As stated, not really high level and far from optimal, but it does the trick.
Good luck with it!
2
Answers
Hello, World!
I have new data. This is the farthest I could go with my limited knowledge on how to operate with JSON. I still can't enclose the "Registration Subtypes" into an enclosing string or something that can help me achieve the desired results.
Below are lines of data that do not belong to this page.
struct GemmDev {
  int32_t tap_off[B200SVD_MAX_TAPS][5];
  uint32_t taps, kblocks;
  uint32_t n;
  uint32_t n_tiles;
  uint32_t total_tiles;
  uint32_t m_ext[3];
  uint32_t m_lb[3];
  uint32_t m_tiles[3];
  uint32_t m_adim[3];
  int64_t out_rs[3];
  void* out;
  int64_t ldo;
  int32_t out_fp32;
  const float* bias;
  const float* fvec;
  int64_t ldf;
  uint32_t rows_per_frame;
  int32_t act;
  float s_acc;
  const __nv_bfloat16* res1;
  int64_t ld1;
  float s1;
  const __nv_bfloat16* res2;
  int64_t ld2;
  float s2;
  float* gn_part;
  int32_t* gn_slot_sample;
  int64_t gn_ld;
  uint32_t gn_rows;
  int32_t staged;
  int32_t epi_kind;
  uint32_t stages;
  uint32_t res_slots;
  uint32_t wg_off[3];
  const float* slope;
#ifdef MTGEMM_PHASE_CLOCKS
  long long* phase_buf;
// ... 69 lines not shown
  static constexpr int PRODUCER_REGS = 40;
  static constexpr int RES_SLOTS_AT_MIN = (SMEM_LIMIT - FIXED_BYTES - MIN_STAGES * STAGE_BYTES) / RES_SLOT_BYTES;
  static int res_slots_fit(int stages) { return (SMEM_LIMIT - FIXED_BYTES - stages * STAGE_BYTES) / RES_SLOT_BYTES; }
  static_assert(STAGES >= 4, "pipeline depth without residuals");
  static_assert(RES_SLOTS_AT_MIN >= 2, "two residuals need two ring slots");
  static_assert(STAGES * STAGE_BYTES + FIXED_BYTES <= SMEM_LIMIT, "shared memory budget");
  static_assert(STAGE_BYTES % 1024 == 0, "stage alignment");
  static_assert(BN % SUB_W == 0, "sub-tiles");
};

constexpr int ALT_STG_SLOT_BYTES = BM * SUB_W * 2;
constexpr int ALT_STG_BYTES = 2 * STG_SLOTS * ALT_STG_SLOT_BYTES;
template <int BN>
struct AltCfg {
  static constexpr int B_STAGE_BYTES = BN * BK * 2;
  static constexpr int STAGE_BYTES = A_STAGE_BYTES + B_STAGE_BYTES;
  static constexpr int FIXED = ALT_STG_BYTES + BAR_BYTES;
  static constexpr int STAGES_FIT = (SMEM_LIMIT - FIXED) / STAGE_BYTES;
  static constexpr int STAGES = STAGES_FIT > MAX_STAGES ? MAX_STAGES : STAGES_FIT;
  static constexpr int SUBTILES = BN / SUB_W;
  static constexpr int CONSUMER_REGS = 232;
  static constexpr int PRODUCER_REGS = 40;
  static constexpr int RES_SLOTS_AT_MIN = (SMEM_LIMIT - FIXED - MIN_STAGES * STAGE_BYTES) / RES_SLOT_BYTES;
  static int res_slots_fit(int stages) { return (SMEM_LIMIT - FIXED - stages * STAGE_BYTES) / RES_SLOT_BYTES; }
  static_assert(BN <= 128, "128 x BN accumulator in one warpgroup's registers");
  static_assert(2 * 128 * CONSUMER_REGS + 128 * PRODUCER_REGS <= 65536, "register file");
  static_assert(STAGES >= 4, "pipeline depth without residuals");
  static_assert(RES_SLOTS_AT_MIN >= 2, "two residuals need two ring slots");
  static_assert(STAGES * STAGE_BYTES + FIXED <= SMEM_LIMIT, "shared memory budget");
  static_assert(STAGE_BYTES % 1024 == 0, "stage alignment");
  static_assert(BN % SUB_W == 0, "sub-tiles");
};

__device__ __forceinline__ void decode_tile(const GemmDev& p, uint32_t tile, uint32_t& n_tile, uint32_t& mb1,
                                            uint32_t& mb2, uint32_t& mb3) {
  n_tile = tile % p.n_tiles;
  uint32_t mt = tile / p.n_tiles;
  const uint32_t t1 = mt % p.m_tiles[0];
  mt /= p.m_tiles[0];
  const uint32_t t2 = mt % p.m_tiles[1];
  const uint32_t t3 = mt / p.m_tiles[1];
  mb1 = t1 << p.m_lb[0];
  mb2 = t2 << p.m_lb[1];
  mb3 = t3 << p.m_lb[2];
}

Is there any kind of trick I can use to actually form the desired JSON file? I'm still researching my options, as long as these don't include using an external thing to build JSON
All the best,
As we've discussed in other threads, RapidMiner's ability to deal with complex JSON formats is somewhat limited. I am not aware of any way for you to get RapidMiner to create the JSON file with the nested array structure that you want. But I would love to see if any of the other experts in the community have a solution for this!
Lindon Ventures
Data Science Consulting from Certified RapidMiner Experts
Hi Rodrigo,
can you share the json files or some process/script that generates the data?
It looks like the solution is a join on zone_id, but I am surely missing the point somewhere.
Regards,
Sebastian
Hi Rodrigo,
I battled this for about 45 min and could not get it. RapidMiner just does not have good JSON tools right now. Perhaps there are some good Python libraries that will do this trick for you?
Scott
Hi @SGolbert, @sgenzer and @Telcontar120
Here is the result of my research:
@SGolbert: with joining, if you have an example set with X categories and another with Y elements per category, you will end up with (XY) example sets. What I am looking for is something that help me including an example set as a property inside another example set, and the inverse operations that I would call mapping and flattening. With that, you end up with X categories and an array (or hash) inside each category.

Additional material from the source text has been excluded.